Das "Goldmachen", das Verzinken von Kupfermünzen aus natronalkalischer Lösung mit Zinkpulver und anschließender Bildung einer Messingschicht durch Erhitzen, zählt zu den "Kabinettstücken", den Schauexperimenten und zu den Experimenten aus der "Trickkiste der Chemie". In keinem der aufgeführten Bücher sind jedoch Quellen genannt, die sich mit den Mechanismen bzw. der Kinetik des Verzinkens von Kupferstücken (zum "Silber") und der anschließenden Bildung des Messings (zum "Vergolden") beschäftigen.
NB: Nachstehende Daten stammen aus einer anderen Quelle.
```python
_c_f32p = C.POINTER(C.c_float)
_SIGS = {
    'fs_abi_version': (C.c_int, []),
    'fs_last_error': (C.c_char_p, []),
    'fs_tuning_size': (C.c_int64, []),
    'fs_set_tuning': (C.c_int, [C.c_void_p]),
    'fs_set_thread_tuning': (C.c_int, [C.c_void_p]),
    'fs_get_tuning': (C.c_int, [C.c_void_p]),
    'fs_get_process_tuning': (C.c_int, [C.c_void_p]),
    'fs_get_thread_tuning': (C.c_int, [C.c_void_p]),
    'fs_randperm_batch': (C.c_int, [C.c_void_p, C.c_void_p, C.c_void_p, C.c_int64, C.c_void_p, C.c_int]),
    'fs_libsvm_scan': (C.c_int, [C.c_char_p, C.c_void_p, C.c_void_p, C.c_void_p]),
    'fs_libsvm_read': (C.c_int, [C.c_char_p, C.c_int64, C.c_int64, C.c_int, C.c_void_p, C.c_void_p, C.c_int]),
    'fs_randperm_device': (C.c_int, [C.c_void_p, C.c_void_p, C.c_void_p, C.c_int64, C.c_int64, C.c_void_p,
                                     C.c_void_p, C.c_void_p]),
    'fs_local_train_plan': (C.c_int, [C.c_int, C.c_int, C.c_int, C.c_int, C.c_int64, C.c_int64, C.c_int,
                                      C.c_int, C.c_void_p, C.c_void_p]),
    'fs_local_train': (C.c_int, [C.c_void_p, C.c_int64, C.c_void_p, C.c_void_p, C.c_void_p, C.c_void_p,
# ... 49 lines not shown
    'fs_plan_shuffle': (C.c_int, [C.c_void_p, C.c_void_p, C.c_int]),
    'fs_plan_round': (C.c_int, [C.c_void_p, C.c_int, C.c_float, C.c_int, C.c_void_p, C.c_void_p]),
    'fs_plan_eval_flush': (C.c_int, [C.c_void_p, C.c_void_p]),
    'fs_local_train_last_kernel': (C.c_int, []),
    'fs_plan_set_shuffle_chunk': (C.c_int, [C.c_void_p, C.c_int]),
    'fs_plan_shuffle_flush': (C.c_int, [C.c_void_p]),
    'fs_plan_eval_blocks': (C.c_int, [C.c_void_p]),
    'fs_timer_create': (C.c_int, [C.c_void_p]),
    'fs_timer_record': (C.c_int, [C.c_void_p, C.c_void_p]),
    'fs_timer_elapsed_ms': (C.c_int, [C.c_void_p, C.c_void_p, C.c_void_p]),
    'fs_timer_destroy': (C.c_int, [C.c_void_p]),
}

EXPORTS = tuple(_SIGS)
ABI_VERSION = 20

PHASE_TRAIN, PHASE_AGGREGATE, PHASE_EVAL, PHASE_EVAL_DEFER = 1, 2, 4, 8
G_PAIR = 256
G_TEAMS = 512
LT_KERNELS = {1: 'single', 2: 'split', 3: 'dbuf', 4: 'pair', 5: 'pipe', 6: 'teams', 7: 'mb'}
G_PIPE = 1024
ERR_BLOCK = 256
SOLVER_NAMES = {0: 'none', 1: 'reg', 2: 'mc', 3: 'staged', 4: 'global', 5: 'reg2', 6: 'wave', 8: 'quad', 9: 'qmc', 10: 'bin'}
SOLVERS = {v: k for k, v in SOLVER_NAMES.items() if k}


class Tuning(C.Structure):
    _fields_ = [('mix_solver', C.c_int), ('mix_prefetch', C.c_int), ('mix_prefetch_lead', C.c_int),
                ('mix_exact_softmax', C.c_int), ('no_eval_fuse', C.c_int), ('spin_limit', C.c_uint),
                ('inject_timeout', C.c_int), ('train_form', C.c_int),
                ('split_early', C.c_int), ('mix_qmc_lane_clients', C.c_int),
                ('mix_quad_loaders', C.c_int), ('split_teams', C.c_int),
                ('mix_poll_delay', C.c_int), ('split_poll_delay', C.c_int), ('split_pipe', C.c_int),
                ('split_dbuf', C.c_int),
                ('split_mb', C.c_int)]


class PlanDesc(C.Structure):
    _fields_ = [
        ('d_phi', C.c_void_p), ('ld', C.c_int64), ('d_row_off', C.c_void_p), ('d_labels', C.c_void_p),
        ('d_order', C.c_void_p), ('h_n', C.c_void_p),
        ('N', C.c_int), ('C', C.c_int), ('B', C.c_int), ('E', C.c_int), ('G', C.c_int),
        ('d_ws', C.c_void_p), ('ws_bytes', C.c_int64),
        ('chained', C.c_int), ('prox', C.c_int), ('reg', C.c_int), ('mu', C.c_float), ('lam', C.c_float),
        ('d_W_g', C.c_void_p), ('d_W_out', C.c_void_p), ('d_loss_hist', C.c_void_p),
        ('d_p', C.c_void_p), ('d_agg_ws', C.c_void_p), ('agg_ws_floats', C.c_int64), ('agg_chunks', C.c_int),
        ('d_phi_t', C.c_void_p), ('d_labels_t', C.c_void_p), ('n_t', C.c_int), ('d_eval_ws', C.c_void_p),
        ('d_eval_hist', C.c_void_p), ('shuffle_device', C.c_int), ('host_threads', C.c_int),
        ('shuffle_after_train', C.c_int),
        ('loss', C.c_int), ('d_y', C.c_void_p), ('d_y_t', C.c_void_p),
    ]

_lib = None


class FedsimError(RuntimeError):
    pass


def lib():
    global _lib
    if _lib is None:
        path = os.environ.get('FEDSIM_LIB') or LIB_PATH
        if not os.path.exists(path):
            raise FedsimError(
                'libfedsim.so not found at %s -- build it with `python -c "import __graft_entry__ as g; g.build()"` '
                'or `make -C <pkg>/csrc`; there is no CPU fallback' % path)
        h = C.CDLL(path, mode=C.RTLD_GLOBAL)
        for name, (res, args) in _SIGS.items():
            f = getattr(h, name)
            f.restype = res
            f.argtypes = args
        if h.fs_abi_version() != ABI_VERSION:
            raise FedsimError('libfedsim.so ABI %d != %d' % (h.fs_abi_version(), ABI_VERSION))
        if h.fs_tuning_size() != C.sizeof(Tuning):
            raise FedsimError('fs_tuning layout mismatch (%d != %d bytes)' % (h.fs_tuning_size(), C.sizeof(Tuning)))
        if h.fs_plan_desc_size() != C.sizeof(PlanDesc):
            raise FedsimError('fs_plan_desc layout mismatch (%d != %d bytes)' % (h.fs_plan_desc_size(),
                                                                                  C.sizeof(PlanDesc)))
        _lib = h
    return _lib


def get_tuning():
    t = Tuning()
    check(lib().fs_get_tuning(C.byref(t)), 'fs_get_tuning')
    return {k: getattr(t, k) for k, _ in Tuning._fields_}


def last_mix_layout():
    k, nk = C.c_int(0), C.c_int(0)
    check(lib().fs_mix_solve_last_layout(C.byref(k), C.byref(nk)), 'fs_mix_solve_last_layout')
    return k.value, nk.value


class MixPlan(C.Structure):
    _fields_ = [('solver', C.c_int), ('workgroups', C.c_int), ('lane_clients', C.c_int), ('helpers', C.c_int),
                ('lead', C.c_int), ('poll_delay', C.c_int), ('ws_bytes', C.c_int64)]


def mix_plan(N, C_, n_val, epochs, Bv, blocks=1):
    out = MixPlan()
    check(lib().fs_mix_solve_plan(int(N), int(C_), int(n_val), int(epochs), int(Bv), int(blocks), C.byref(out)),
          'fs_mix_solve_plan')
    return {k: getattr(out, k) for k, _ in MixPlan._fields_}


def get_process_tuning():
    t = Tuning()
    check(lib().fs_get_process_tuning(C.byref(t)), 'fs_get_process_tuning')
    return {k: getattr(t, k) for k, _ in Tuning._fields_}


def get_thread_tuning():
    t = Tuning()
    has = lib().fs_get_thread_tuning(C.byref(t))
    if has < 0:
        check(has, 'fs_get_thread_tuning')
    return {k: getattr(t, k) for k, _ in Tuning._fields_} if has else None


def _merged(base, fields):
    cur = dict(base)
    for k, v in fields.items():
        if k not in cur:
            raise KeyError('fs_tuning has no field %r' % k)
        if k == 'mix_solver' and isinstance(v, str):
            v = 0 if v == 'auto' else SOLVERS[v]
        cur[k] = int(v)
    return cur


def set_tuning(**fields):
    prev = get_process_tuning()
    check(lib().fs_set_tuning(C.byref(Tuning(**_merged(prev, fields)))), 'fs_set_tuning')
    return prev


def set_thread_tuning(fields=None):
    if fields is None:
        check(lib().fs_set_thread_tuning(None), 'fs_set_thread_tuning')
        return
    cur = _merged({k: 0 for k, _ in Tuning._fields_}, fields)
    check(lib().fs_set_thread_tuning(C.byref(Tuning(**cur))), 'fs_set_thread_tuning')


class tuning:

    def __init__(self, **fields):
        self.fields = fields

    def __enter__(self):
        own = get_thread_tuning()
        self.thread_prev = own
        if own is not None:
            set_thread_tuning(_merged(own, self.fields))
        else:
            self.prev = set_tuning(**self.fields)
        return self

    def __exit__(self, *exc):
        if self.thread_prev is not None:
            set_thread_tuning(self.thread_prev)
        else:
            check(lib().fs_set_tuning(C.byref(Tuning(**self.prev))), 'fs_set_tuning')
        return False
# ... 85 lines not shown
```

non-iid-distributed-learning-with-optimal-mixture-weights_amd/csrc/randperm.hip:

```cpp
#include "common.h"

namespace fs {

constexpr int MT_N = 624, MT_M = 397;
constexpr int RP_THREADS = 64;

__device__ __forceinline__ uint32_t mt_mix(uint32_t a, uint32_t b, uint32_t c) {
  const uint32_t y = (a & 0x80000000u) | (b & 0x7fffffffu);
  return c ^ (y >> 1) ^ ((y & 1u) ? 0x9908b0dfu : 0u);
}

__device__ __forceinline__ uint32_t mt_temper(uint32_t y) {
  y ^= y >> 11;
  y ^= (y << 7) & 0x9d2c5680u;
  y ^= (y << 15) & 0xefc60000u;
  y ^= y >> 18;
  return y;
}

__device__ void mt_twist(uint32_t* mt) {
  const int lane = threadIdx.x;
  uint32_t v[4];
#pragma unroll
  for (int k = 0; k < 4; ++k) {
    const int i = lane + 64 * k;
    if (i < MT_N - MT_M) v[k] = mt_mix(mt[i], mt[i + 1], mt[i + MT_M]);
  }
  __syncthreads();
#pragma unroll
  for (int k = 0; k < 4; ++k) {
    const int i = lane + 64 * k;
    if (i < MT_N - MT_M) mt[i] = v[k];
  }
  __syncthreads();
#pragma unroll
  for (int k = 0; k < 4; ++k) {
    const int i = (MT_N - MT_M) + lane + 64 * k;
    if (i < 2 * (MT_N - MT_M)) v[k] = mt_mix(mt[i], mt[i + 1], mt[i + MT_M - MT_N]);
  }
  __syncthreads();
#pragma unroll
  for (int k = 0; k < 4; ++k) {
    const int i = (MT_N - MT_M) + lane + 64 * k;
    if (i < 2 * (MT_N - MT_M)) mt[i] = v[k];
  }
  __syncthreads();
#pragma unroll
  for (int k = 0; k < 3; ++k) {
    const int i = 2 * (MT_N - MT_M) + lane + 64 * k;
    if (i < MT_N - 1) v[k] = mt_mix(mt[i], mt[i + 1], mt[i + MT_M - MT_N]);
  }
  __syncthreads();
#pragma unroll
  for (int k = 0; k < 3; ++k) {
    const int i = 2 * (MT_N - MT_M) + lane + 64 * k;
    if (i < MT_N - 1) mt[i] = v[k];
  }
  __syncthreads();
  if (lane == 0) mt[MT_N - 1] = mt_mix(mt[MT_N - 1], mt[0], mt[MT_M - 1]);
  __syncthreads();
}

__device__ __forceinline__ void rp_contract_broken(int32_t* dst, int n, int lane, int stride, uint32_t* err) {
  for (int i = lane; i < n; i += stride) dst[i] = i;
  if (err && lane == 0) __hip_atomic_store(err, 1u, __ATOMIC_RELAXED, __HIP_MEMORY_SCOPE_AGENT);
}

template <bool IN_LDS>
__global__ __launch_bounds__(RP_THREADS) void randperm_kernel(const int64_t* __restrict__ seeds,
                                                             const int64_t* __restrict__ ns,
                                                             const int64_t* __restrict__ offs,
                                                             int32_t* __restrict__ out, int64_t max_n,
                                                             uint32_t* err) {
  extern __shared__ __attribute__((aligned(16))) uint32_t smem_rp[];
  uint32_t* mt = smem_rp;
  uint32_t* rnd = mt + MT_N;
  const int lane = threadIdx.x;
  const int pass = blockIdx.x;
  const int64_t n64 = ns[pass];
  int32_t* dst = out + offs[pass];
  if (n64 > max_n) {
    rp_contract_broken(dst, (int)n64, lane, RP_THREADS, err);
    return;
  }
  const int n = (int)n64;
  int32_t* perm = IN_LDS ? reinterpret_cast<int32_t*>(rnd + MT_N) : dst;
  for (int i = lane; i < n; i += RP_THREADS) perm[i] = i;
  if (lane == 0) {
    uint32_t x = (uint32_t)(uint64_t)seeds[pass];
    mt[0] = x;
    for (int i = 1; i < MT_N; ++i) {
      x = 1812433253u * (x ^ (x >> 30)) + (uint32_t)i;
      mt[i] = x;
    }
  }
  __syncthreads();
  for (int i0 = 0; i0 < n - 1; i0 += MT_N) {
    mt_twist(mt);
    for (int k = lane; k < MT_N; k += RP_THREADS) rnd[k] = mt_temper(mt[k]);
    __syncthreads();
    if (lane == 0) {
      const int i1 = min(n - 1, i0 + MT_N);
      for (int i = i0; i < i1; ++i) {
        const uint32_t z = rnd[i - i0] % (uint32_t)(n - i);
        const int32_t a = perm[i];
        perm[i] = perm[i + z];
        perm[i + z] = a;
      }
    }
    __syncthreads();
  }
  if (IN_LDS)
    for (int i = lane; i < n; i += RP_THREADS) dst[i] = perm[i];
}

constexpr int RL_MAXN = 64;

__global__ __launch_bounds__(64) void randperm_lanes_kernel(const int64_t* __restrict__ seeds,
                                                           const int64_t* __restrict__ ns,
                                                           const int64_t* __restrict__ offs, int64_t npasses,
                                                           int32_t* __restrict__ out, int max_n, uint32_t* err) {
  __shared__ int32_t perm_s[64][RL_MAXN + 1];
  const int lane = threadIdx.x;
  const int64_t pass = (int64_t)blockIdx.x * 64 + lane;
  const bool live = pass < npasses;
  const int n_req = live ? (int)ns[pass] : 0;
  const int n = n_req <= max_n ? n_req : 0;
  if (n_req > max_n && err) __hip_atomic_store(err, 1u, __ATOMIC_RELAXED, __HIP_MEMORY_SCOPE_AGENT);
  int32_t* perm = perm_s[lane];
  uint32_t lo[RL_MAXN], hi[RL_MAXN - 1];
  {
    uint32_t x = live ? (uint32_t)(uint64_t)seeds[pass] : 0u;
    lo[0] = x;
#pragma unroll
    for (int i = 1; i <= MT_M + RL_MAXN - 2; ++i) {
      x = 1812433253u * (x ^ (x >> 30)) + (uint32_t)i;
      if (i < RL_MAXN) lo[i] = x;
      if (i >= MT_M) hi[i - MT_M] = x;
    }
  }
#pragma unroll
  for (int i = 0; i < RL_MAXN; ++i)
    if (i < n) perm[i] = i;
#pragma unroll
  for (int i = 0; i < RL_MAXN - 1; ++i) {
    if (i < n - 1) {
      const uint32_t r = mt_temper(mt_mix(lo[i], lo[i + 1], hi[i]));
      const int z = (int)(r % (uint32_t)(n - i));
      const int32_t a = perm[i];
      perm[i] = perm[i + z];
      perm[i + z] = a;
    }
  }
  if (live) {
    int32_t* dst = out + offs[pass];
    for (int i = 0; i < n; ++i) dst[i] = perm[i];
    for (int i = n; i < n_req; ++i) dst[i] = i;
  }
}

}

using namespace fs;

extern "C" int fs_randperm_device(const int64_t* d_seeds, const int64_t* d_n, const int64_t* d_off, int64_t npasses,
                                  int64_t max_n, int32_t* d_out, uint32_t* d_err, void* stream) {
  FS_REQUIRE(npasses >= 0 && max_n >= 0 && max_n < ((int64_t)1 << 31), "bad sizes");
  if (npasses == 0) return FS_OK;
  FS_REQUIRE(d_seeds && d_n && d_off && d_out, "null pointer");
  hipStream_t st = reinterpret_cast<hipStream_t>(stream);
  if (max_n <= RL_MAXN) {
    hipLaunchKernelGGL(randperm_lanes_kernel, dim3((unsigned)((npasses + 63) / 64)), dim3(64), 0, st, d_seeds, d_n,
                       d_off, npasses, d_out, (int)max_n, d_err);
    FS_LAUNCH_CHECK();
    return FS_OK;
  }
  const size_t lds_small = sizeof(uint32_t) * 2 * MT_N;
  const size_t lds_full = lds_small + sizeof(int32_t) * (size_t)max_n;
  if (lds_full <= 160 * 1024) {
    if (lds_full > 64 * 1024) {
      hipError_t e = hipFuncSetAttribute(reinterpret_cast<const void*>(&randperm_kernel<true>),
                                         hipFuncAttributeMaxDynamicSharedMemorySize, (int)lds_full);
      if (e != hipSuccess) return fail(FS_EHIP, std::string("fs_randperm_device: ") + hipGetErrorString(e));
    }
    hipLaunchKernelGGL(randperm_kernel<true>, dim3((unsigned)npasses), dim3(RP_THREADS), lds_full, st, d_seeds, d_n,
                       d_off, d_out, max_n, d_err);
  } else {
    hipLaunchKernelGGL(randperm_kernel<false>, dim3((unsigned)npasses), dim3(RP_THREADS), lds_small, st, d_seeds, d_n,
                       d_off, d_out, max_n, d_err);
  }
  FS_LAUNCH_CHECK();
  return FS_OK;
}
```

non-iid-distributed-learning-with-optimal-mixture-weights_amd/csrc/round.hip:

```cpp
#include <hip/hip_runtime.h>

#include <algorithm>
#include <atomic>
#include <condition_variable>
#include <cstring>
#include <functional>
#include <mutex>
#include <deque>
#include <thread>
#include <vector>

#include <chrono>
#include <cstdio>

#include "common.h"
#include "finalize.h"
#include "mse_rows.h"
#include "mt_replay.h"
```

Im Rahmen eines anorganisch-chemischen Fortgeschrittenen-Praktikums wurde dieses bekannte Schauexperiment näher untersucht, wobei sowohl aus alkalischer als auch saurer Lösung eine Verzinkung der kupfernen Centstücke erzielt wurde.
Mechanochemie
Kipp, S., Sepelak, V., & Becker, K.
Die Mechanochemie zeichnet sich durch eine enorme Vielfalt potenzieller Einsatzgebiete aus. Die Standard-Synthese-Verfahren der Festkörperchemie erfordern oftmals hohe Temperaturen oder Drücke, definierte Gasatmosphären sowie spezielle Eduktbeschaffenheiten. In der Mechanochemie benötigt man dagegen lediglich eine hinreichend leistungsfähige Kugelmühle mit Zubehör. So können viele chemische Reaktionen auf nichtthermischen, die Umwelt weniger belastenden Weg durchgeführt werden.